The pressure on the regime from the three sides will only intensify.
The version that the Kremlin wants Aliaksandr Lukashenka to resign "amicably" appeared last autumn after the meeting of the rulers of Russia and Belarus in Sochi. The recent increase in contacts between Minsk and Moscow gave rise to various interpretations of the situation.
For example, some Telegram channels assume that the visit of Russian Security Council Secretary Nikolai Patrushev to Minsk relates to a common ultimatum from Vladimir Putin and Xi Jinping, who is also dissatisfied with the developments in Belarus because they pose risks to the Chinese megaproject One Belt, One Road.
Director of the Center for Strategic and Foreign Policy Studies (CSFPS) Arseny Sivitsky presented to Filin his view of the situation:
- The Kremlin sees the developments in Belarus not as a threat, but as an opportunity to promote its interests.
The political scientist says comments and statements of top Russian officials show that Russia sees a way out of the crisis in organizing a broad all-national dialogue between the authorities and representatives of the opposition.
Sivitsky says: "Apart from this dialogue, there were plans to organize constitutional reforms which, according to the Kremlin strategists, were supposed to transform Belarus from a presidential republic into a parliamentary or a parliamentary-presidential one".
These plans became known through the "leak" of the so-called Chernov dossier (a general from the Russian Foreign Intelligence Service - ed.). This is a set of documents developed by the Directorate for Inter-regional and Cultural Relations with Foreign Countries of the Russian Presidential Administration.
The Kremlin has repeatedly stressed that the solution to the crisis lies precisely in the abovementioned scenario, as interpreted by the director of CSFPS:
- Moscow made relevant statements up until late last year. After that, it took a pause.

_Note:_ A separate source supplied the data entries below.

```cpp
template <int ACT, int NI>
__global__ __launch_bounds__(1024) void gn_split_planes_reg_kernel(const float* __restrict__ x, long long x_bs, int x_cs,
                                                                  const int* __restrict__ lens, int T, int C, int groups,
                                                                  const float* __restrict__ gamma, const float* __restrict__ beta, float eps,
                                                                  const float* __restrict__ ada, int ada_stride, int ada_bs, int Tp,
                                                                  uint4* __restrict__ out, const int* __restrict__ ada_idx) {
    __shared__ float red[2][16];
    __shared__ float sa[64], sd[64];
    const int g = blockIdx.x, b = blockIdx.y, tid = threadIdx.x, lane = tid & 63, wave = tid >> 6;
    const int len = lens ? lens[b] : T;
    const int cpg = C / groups, c8n = cpg >> 3, C8 = C >> 3, nitems = c8n * Tp;
    const float* xg = x + (long long)b * x_bs + (long long)(g * cpg) * x_cs;
    const float k = xg[0];
    float v[NI][8];
    float s1 = 0.f, s2 = 0.f;
#pragma unroll
    for (int q = 0; q < NI; ++q) {
        const int item = tid + q * 1024, c8l = item / Tp, t = item - c8l * Tp - X3_HALO;
        const bool ok = item < nitems && t >= 0 && t < len;
        const float* xr = xg + (long long)(ok ? c8l * 8 : 0) * x_cs + (ok ? t : 0);
#pragma unroll
        for (int e = 0; e < 8; ++e) v[q][e] = xr[(long long)e * x_cs];
        if (ok) {
            float d[8];
#pragma unroll
            for (int e = 0; e < 8; ++e) d[e] = v[q][e] - k;
            s1 += ((d[0] + d[1]) + (d[2] + d[3])) + ((d[4] + d[5]) + (d[6] + d[7]));
// ... 846 lines not shown
    uint4* o = static_cast<uint4*>(out);
    const double n = (double)B * C * T;
    ProfScope ps("split_planes_kernel", 0.0, n * 8.0, s);
    if (ab) {
        if (act == ACT_SILU) hipLaunchKernelGGL((split_planes_kernel<ACT_SILU, true>), grid, dim3(256), 0, s, x, x_bs, x_cs, ab, lens, T, C / 8, Tp, o);
        else hipLaunchKernelGGL((split_planes_kernel<ACT_NONE, true>), grid, dim3(256), 0, s, x, x_bs, x_cs, ab, lens, T, C / 8, Tp, o);
    } else {
        if (act == ACT_SILU) hipLaunchKernelGGL((split_planes_kernel<ACT_SILU, false>), grid, dim3(256), 0, s, x, x_bs, x_cs, ab, lens, T, C / 8, Tp, o);
        else hipLaunchKernelGGL((split_planes_kernel<ACT_NONE, false>), grid, dim3(256), 0, s, x, x_bs, x_cs, ab, lens, T, C / 8, Tp, o);
    }
    DTTS_CHECK_HIP(hipGetLastError());
}

void launch_gn_split_planes(const float* x, long long x_bs, int x_cs, const int* lens, int T, int B, int C, int groups,
                            const float* gamma, const float* beta, float eps, const float* ada, int ada_stride, int ada_bs, int act,
                            void* out, hipStream_t s, const int* ada_idx) {
    DTTS_REQUIRE(C % groups == 0 && (C / groups) % 8 == 0 && C / groups <= 64, "gn_split_planes: group size");
    DTTS_REQUIRE(act == ACT_NONE || act == ACT_SILU, "gn_split_planes: activation");
    const int Tp = x3_tp(T);
    uint4* o = static_cast<uint4*>(out);
    ProfScope ps("gn_split_planes_kernel", 0.0, (double)B * C * T * 8.0, s);
    static const int ns = env_int("DTTS_GN_SPLIT_NS", 1);
    static const int nt = env_int("DTTS_GN_SPLIT_NT", 1024);
    static const bool reg_ok = env_on("DTTS_GN_SPLIT_REG");
    constexpr int NI = 3;
    if (reg_ok && ns == 1 && (C / groups / 8) * Tp <= NI * 1024) {
        if (act == ACT_SILU)
            hipLaunchKernelGGL((gn_split_planes_reg_kernel<ACT_SILU, NI>), dim3(groups, B), dim3(1024), 0, s, x, x_bs, x_cs, lens, T, C, groups,
                               gamma, beta, eps, ada, ada_stride, ada_bs, Tp, o, ada_idx);
        else
            hipLaunchKernelGGL((gn_split_planes_reg_kernel<ACT_NONE, NI>), dim3(groups, B), dim3(1024), 0, s, x, x_bs, x_cs, lens, T, C, groups,
                               gamma, beta, eps, ada, ada_stride, ada_bs, Tp, o, ada_idx);
        DTTS_CHECK_HIP(hipGetLastError());
        return;
    }
    if (act == ACT_SILU)
        hipLaunchKernelGGL(gn_split_planes_kernel<ACT_SILU>, dim3(groups, B, ns), dim3(nt), 0, s, x, x_bs, x_cs, lens, T, C, groups, gamma,
                           beta, eps, ada, ada_stride, ada_bs, Tp, o, ada_idx);
    else
        hipLaunchKernelGGL(gn_split_planes_kernel<ACT_NONE>, dim3(groups, B, ns), dim3(nt), 0, s, x, x_bs, x_cs, lens, T, C, groups, gamma,
                           beta, eps, ada, ada_stride, ada_bs, Tp, o, ada_idx);
    DTTS_CHECK_HIP(hipGetLastError());
}

namespace {
struct KSplitWs {
    float* part;
    int* count;
};
KSplitWs ksplit_workspace(hipStream_t s, size_t nslabs) {
    constexpr int SLOTS = 8;
    constexpr size_t MAX_SLABS = X3_MAX_SLABS, MAX_TILES = X3_SPLIT_COUNTERS;
    static std::mutex mu;
    static hipStream_t owner[SLOTS];
    static int owner_dev[SLOTS];
    static float* part[SLOTS];
// ... 28 lines not shown
}

void x3_split_workspace(hipStream_t s, size_t nslabs, float** part, int** count) {
    const KSplitWs w = ksplit_workspace(s, nslabs);
    *part = w.part;
    *count = w.count;
}

size_t conv_x3_gn_xch_bytes(int B, int Cout, int T) { return (size_t)B * (Cout / 8) * cdiv(T, BN) * 2 * 16; }

static long long split_tiles_max() {
    static const long long v = env_int("DTTS_CONV_KSPLIT_MAXTILE", 128);
    return v;
}

bool conv_x3_gn_fusable(int Cout, int CoutP, int Cin, int KW, int groups, int B, int T) {
    if (Cout != CoutP || Cout % BM || groups <= 0 || Cout % groups || Cout / groups != 24 || Cin % 16 || (KW != 1 && KW != 3)) return false;
    const int nt = cdiv(T, BN);
    (void)B;
    return nt <= GN_FUSE_MAX_NT;
}

void launch_conv_x3(const ConvParams& p_in, hipStream_t s) {
    ConvParams p = p_in;
    DTTS_REQUIRE(p.w3 && p.x3 && (p.y || p.qkv_planes || p.gn_out3) && p.x3_tp > 0, "conv_x3: operands");
    const bool gn = p.gn_out3 != nullptr;
    static const int env_ablate = env_int("DTTS_CONV_ABLATE", 0);
    if (env_ablate) p.ablate = env_ablate;
    if (gn) {
        DTTS_REQUIRE(conv_x3_gn_fusable(p.Cout, p.CoutP, p.Cin, p.KW, p.gn_groups, p.B, p.Nout), "conv_x3: this launch cannot carry a fused GroupNorm");
// ... 6 lines not shown
    DTTS_REQUIRE(p.Cin % 16 == 0 && p.CoutP % BM == 0, "conv_x3: channel padding");
    const bool p1 = p.p1 != 0;
    DTTS_REQUIRE(!p1 || (p.Cin % 32 == 0 && p.gate == GATE_NONE), "conv_x3 one-product mode: input channels a multiple of 32, no gate");
    const bool gated = p.gate == GATE_TANH_SIGMOID;
    DTTS_REQUIRE(p.stride == 1 && p.dil == 1 && p.phases == 1 && (p.gate == GATE_NONE ? !p.badd : gated), "conv_x3: unsupported conv form");
    DTTS_REQUIRE(!gated || (p.KW == 1 && !gn && !p.qkv_planes && !p.res && p.epi_act == ACT_NONE && p.out_scale == 1.f && p.Cout % 2 == 0),
                 "conv_x3 gated epilogue: 1x1 conv, no residual / activation");
    DTTS_REQUIRE((p.KW == 1 && p.pad == 0) || (p.KW == 3 && p.pad == 1), "conv_x3: k = 1 or k = 3 (same padding) only");
    DTTS_REQUIRE(round_up(p.Nout, BN) + 2 * X3_HALO <= p.x3_tp, "conv_x3: time padding");
    static const int force_stg = []() { const int n = env_int("DTTS_CONV_STAGES", 0); return n >= 2 && n <= 4 ? n : 0; }();
    static const long long max3 = env_int("DTTS_CONV_STAGES3_MAXWG", 600);
    static const long long max4 = env_int("DTTS_CONV_STAGES4_MAXWG", 128);
    if (gn) p.cols = nullptr;
    DTTS_REQUIRE(!p.cols || (p.ncols > 0 && p.ncols <= cdiv(p.Nout, BN) * p.B && cdiv(p.Nout, BN) < 256), "conv_x3: column table");
    const long long ntile = (long long)(p.CoutP / BM) * (p.cols ? p.ncols : cdiv(p.Nout, BN) * p.B);
    static const int max_split = []() { const int n = env_int("DTTS_CONV_KSPLIT", 4); return n < 1 ? 1 : (n > 8 ? 8 : n); }();
    int S = 1;
    const long long split_tiles = split_tiles_max();
    static const long long split_wgs = env_int("DTTS_CONV_KSPLIT_WGS", 256);
    const long long ntile_pad = (long long)(p.CoutP / BM) * cdiv(p.Nout, BN) * p.B;
    static const int max_split_k1 = env_int("DTTS_CONV_KSPLIT_K1", 2);
    if (ntile_pad <= split_tiles) S = (int)std::min<long long>(std::min<long long>(p.KW == 3 ? max_split : std::min(max_split, max_split_k1), split_wgs / ntile_pad), (p.Cin >> 4) / 8);
    if (p.ksplit_max > 0) S = std::min(S, p.ksplit_max);
    if (S < 1) S = 1;
    p.ksplit = S;
    static const bool epi_vec_on = env_on("DTTS_X3_EPI_VEC");
    auto al16 = [](const void* q, long long bs, int cs) { return (reinterpret_cast<unsigned long long>(q) & 15ull) == 0 && (bs & 3) == 0 && (cs & 3) == 0; };
    p.epi_vec = (epi_vec_on && p.y && al16(p.y, p.y_bs, p.y_cs) && (!p.res || al16(p.res, p.res_bs, p.res_cs))) ? 1 : 0;
    if (S > 1) {
        const KSplitWs w = ksplit_workspace(s, (size_t)ntile * S);
        p.kpart = w.part;
        p.kcount = w.count;
    }
    const long long nwg = ntile * S;
    static const long long max4k3 = env_int("DTTS_CONV_STAGES4_MAXWG_K3", 128);
    const int nstg = force_stg ? force_stg : (nwg <= (p.KW == 3 ? max4k3 : max4) ? 4 : (nwg <= max3 ? 3 : 2));
    const size_t lds = (size_t)nstg * (WTILE + XBUF) + BM * sizeof(float) + 16 + (gn ? 2 * BM * sizeof(float) : 0);
// ... 54 lines not shown
```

Russia realized that the instruments of diplomatic and political coercion had been exhausted.
- However, shortly after the U.S.-Russia summit, Sergei Lavrov once again voiced calls to solve the political crisis in Belarus through dialogue and constitutional reforms.
One can say that the Kremlin was able to get carte blanche from the United States. I think the EU gave the same green light. From a formal point of view, this scenario suits Moscow, Brussels and Washington DC. After all, it leads to Lukashenka's resignation from the political stage.
Now, such Russian intervention in the internal affairs of Belarus will not be interpreted by the West as an attempt to undermine the sovereignty of our country. There were risks of such interpretation. This is the reason why the Kremlin refrained from harsh and swift actions in order not to provoke new sanctions against Russia.
Therefore, despite its rhetoric, the Kremlin began to increase pressure on official Minsk quite harshly, synchronizing it with the sanctions pressure from the West. Some striking examples include the reduction of oil supplies under the threat of secondary U.S. sanctions and the overflight of Belarusian airspace by Russian airlines. Then, there is Gazprom's intention to cut gas transit through our country by 90% later this year.
Sivitsky considers the information that Patrushev's recent visit to Minsk was designed to voice to Lukashenka the position of Russia and China on the format and timing of the constitutional transit as the only way to end the Belarusian political crisis to be false:
- I deny the very possibility of such discussions between Moscow and Beijing. I can definitely say that a situation where Xi Jinping discusses the fate of Belarus with Putin behind Lukashenka's back is unrealistic.
However, it does not mean that China is not concerned about developments in our country. The political crisis undermines China's plan to turn Belarus into an industrial and logistics hub to enter the European market.
We can see that despite Beijing's rhetoric, its interest in Belarus is decreasing day by day. One can notice it by the decline in investment activity, which occurs not for the first time. Between 2011 and 2015, we also observed an investment decline in relations with China, as Belarus was in foreign policy isolation from the West.